Aux origines du groupe jihadiste

Al-Shabab – « les jeunes », en arabe – émerge vers 2007 dans le Cabo Delgado, province à majorité musulmane. Ce réseau de jeunes prédicateurs et d’étudiants salafistes, né d’une scission au sein du Conseil islamique du Mozambique (Cislamo), organisation reconnue par le gouvernement, s’oppose à l’islam soufi local. S’inspirant notamment des thèses rigoristes du Kényan Aboud Rogo, tué en 2012 à Mombasa, ils créent des écoles coraniques et construisent des mosquées. Ils assoient peu à peu leur emprise sur le terrain, en s’appuyant sur le sentiment d’exclusion ethnique, économique et politique qui prévaut dans cette région défavorisée.

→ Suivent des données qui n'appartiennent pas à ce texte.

constexpr int CSRL_WAVES = 4;
template <int W, bool DOT>
__global__ void __launch_bounds__(64 * CSRL_WAVES) csrl_spmv_kernel(const int32_t* __restrict__ rowptr, const int32_t* __restrict__ pid,
                                                                    const int32_t* __restrict__ tab, int npat, const double* __restrict__ val,
                                                                    const double* __restrict__ x, double* __restrict__ y, int64_t n_rows,
                                                                    int64_t n_slices, const int* __restrict__ flag, double* __restrict__ part,
                                                                    int64_t s_begin, int part_off, int64_t hole_begin, int64_t hole_len) {
  extern __shared__ double csrl_lds[];
  __shared__ double smd[CSRL_WAVES];
  if (flag && flag[0]) return;
  int32_t* ltab = reinterpret_cast<int32_t*>(csrl_lds + CSRL_WAVES * 64 * W);
  for (int i = threadIdx.x; i < (npat + 1) * PAT_W; i += 64 * CSRL_WAVES) ltab[i] = i < npat * PAT_W ? tab[i] : 0;
  __syncthreads();
  const int lane = threadIdx.x & 63, wv = threadIdx.x >> 6;
  double* __restrict__ buf = csrl_lds + wv * 64 * W;
  const int64_t w0 = (int64_t)blockIdx.x * CSRL_WAVES + wv;
  const int64_t nw = (int64_t)gridDim.x * CSRL_WAVES;
  double dot = 0.0;
  int nrp0 = 0, nrp1 = 0;
  {
    const int64_t sq = s_begin + w0;
    if (sq < n_slices) {
      const int64_t r = (sq >= hole_begin ? sq + hole_len : sq) * SH + lane;
      nrp0 = rowptr[r < n_rows ? r : n_rows];
      nrp1 = rowptr[r < n_rows ? r + 1 : n_rows];
    }
  }
  for (int64_t sq = s_begin + w0; sq < n_slices; sq += nw) {
    const int64_t s = sq >= hole_begin ? sq + hole_len : sq;
    const int64_t row = s * SH + lane;
    const bool live = row < n_rows;
    const int rp0 = nrp0, rp1 = nrp1;
    if (sq + nw < n_slices) {
      const int64_t r = ((sq + nw) >= hole_begin ? sq + nw + hole_len : sq + nw) * SH + lane;
      nrp0 = rowptr[r < n_rows ? r : n_rows];
      nrp1 = rowptr[r < n_rows ? r + 1 : n_rows];
    }
    const int base = __builtin_amdgcn_readfirstlane(rp0);
    const int total = __builtin_amdgcn_readlane(rp1, 63) - base;
    const int off = rp0 - base, len = rp1 - rp0;
    const double* __restrict__ v = val + base;
    double vr[W];
#pragma unroll
    for (int j = 0; j < W; ++j) vr[j] = (64 * j + lane < total) ? ld_stream(v + 64 * j + lane) : 0.0;
    const int32_t* __restrict__ t = ltab + (live ? pid[row] : npat) * PAT_W;
    const int64_t rb = live ? row : 0;
    double xg[W];
#pragma unroll
    for (int k = 0; k < W; ++k) xg[k] = x[rb + (k < len ? t[k] : 0)];
#pragma unroll
    for (int j = 0; j < W; ++j) buf[64 * j + lane] = vr[j];
    __builtin_amdgcn_fence(__ATOMIC_RELEASE, "wavefront");
    __builtin_amdgcn_wave_barrier();
    __builtin_amdgcn_fence(__ATOMIC_ACQUIRE, "wavefront");
    double a0 = 0.0, a1 = 0.0;
#pragma unroll
    for (int k = 0; k + 1 < W; k += 2) {
      a0 = fma(k < len ? buf[off + k] : 0.0, xg[k], a0);
      a1 = fma(k + 1 < len ? buf[off + k + 1] : 0.0, xg[k + 1], a1);
    }
    if (W & 1) a0 = fma(W - 1 < len ? buf[off + W - 1] : 0.0, xg[W - 1], a0);
    const double acc = a0 + a1;
    if (live) {
      y[row] = acc;
      if (DOT) dot += acc * x[row];
    }
    __builtin_amdgcn_fence(__ATOMIC_RELEASE, "wavefront");
    __builtin_amdgcn_wave_barrier();
  }
  if (DOT) {
    dot = wsum64(dot);
    if (lane == 0) smd[wv] = dot;
    __syncthreads();
    if (threadIdx.x == 0) {
      double sm = 0.0;
      for (int i = 0; i < CSRL_WAVES; ++i) sm += smd[i];
      part[part_off + blockIdx.x] = sm;
    }
  }
}
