template <int CB>
DEVI void bs_add(uint32_t (&c)[CB], uint32_t x) {
#pragma unroll
    for (int i = 0; i < CB; ++i) { uint32_t t = c[i] & x; c[i] ^= x; x = t; }
}
template <int CB>
DEVI void bs_sub(uint32_t (&c)[CB], uint32_t x) {
#pragma unroll
    for (int i = 0; i < CB; ++i) { uint32_t t = ~c[i] & x; c[i] ^= x; x = t; }
}
template <int CB>
DEVI uint32_t bs_ge(const uint32_t (&c)[CB], uint32_t m) {
    if (m >= (1u << CB)) return 0u;
    uint32_t ge = 0xffffffffu;
#pragma unroll
    for (int i = 0; i < CB; ++i) ge = ((m >> i) & 1u) ? (c[i] & ge) : (c[i] | ge);
    return ge;
}

template <int CNT_BITS>
__global__ void __launch_bounds__(256)
k_window_vote(const uint32_t* __restrict__ ring, int ring_cap, int H, int W, int wpr, long long f0, int slot0, int T,
              int K, const __grid_constant__ MinCounts mc, uint32_t* __restrict__ voted, int seg_len) {
    __shared__ uint8_t s_mc[128];
    if (threadIdx.x < 128) s_mc[threadIdx.x] = mc.v[threadIdx.x];
    __syncthreads();
    const size_t plane_words = (size_t)H * wpr;
    const size_t idx = (size_t)blockIdx.x * blockDim.x + threadIdx.x;
    if (idx >= plane_words) return;
    ring += (size_t)blockIdx.z * ring_cap * plane_words;
    voted += (size_t)blockIdx.z * T * plane_words;
    const int t0 = blockIdx.y * seg_len, t1 = min(T, t0 + seg_len);
    const uint32_t vm = valid_mask((int)(idx % wpr), W);
    uint32_t c[CNT_BITS] = {};
    const long long fs = f0 + t0;
    int s_new = (slot0 + t0) % ring_cap;
    const int nh = (int)min((long long)(K - 1), fs);
    int s = s_new - nh;
    if (s < 0) s += ring_cap;
    for (int i = 0; i < nh; ++i) {
        bs_add(c, ring[(size_t)s * plane_words + idx]);
        s = s + 1 == ring_cap ? 0 : s + 1;
    }
    int s_old = s_new - K;
    if (s_old < 0) s_old += ring_cap;
    int L = nh;
    constexpr int PF = 8;
    for (int tb = t0; tb < t1; tb += PF) {
        uint32_t w_new[PF], w_old[PF];
        int sn = s_new, so = s_old;
#pragma unroll
        for (int u = 0; u < PF; ++u) {
            const bool live = tb + u < t1;
            w_new[u] = live ? ring[(size_t)sn * plane_words + idx] : 0u;
            const bool evict = live && (L + u >= K) && (tb + u > t0);
            w_old[u] = evict ? ring[(size_t)so * plane_words + idx] : 0u;
            sn = sn + 1 == ring_cap ? 0 : sn + 1;
            so = so + 1 == ring_cap ? 0 : so + 1;
        }
#pragma unroll
        for (int u = 0; u < PF; ++u) {
            const int t = tb + u;
            if (t < t1) {
                if (L == K) { if (t > t0) bs_sub(c, w_old[u]); }
                else ++L;
                bs_add(c, w_new[u]);
                voted[(size_t)t * plane_words + idx] = bs_ge(c, s_mc[L - 1]) & vm;
            }
        }
        s_new = sn; s_old = so;
    }
}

Le groupe entend faire appliquer la charia sur les zones qu’il contrôle. Les affrontements avec les services de sécurité mozambicains se multiplient et les insurgés se militarisent. Le 5 octobre 2017, Al-Shabab lance sa première offensive, en attaquant des postes de police de la ville côtière de Mocímboa da Praia. C’est le début d’un cycle de violences qui n’a cessé de s’accentuer depuis.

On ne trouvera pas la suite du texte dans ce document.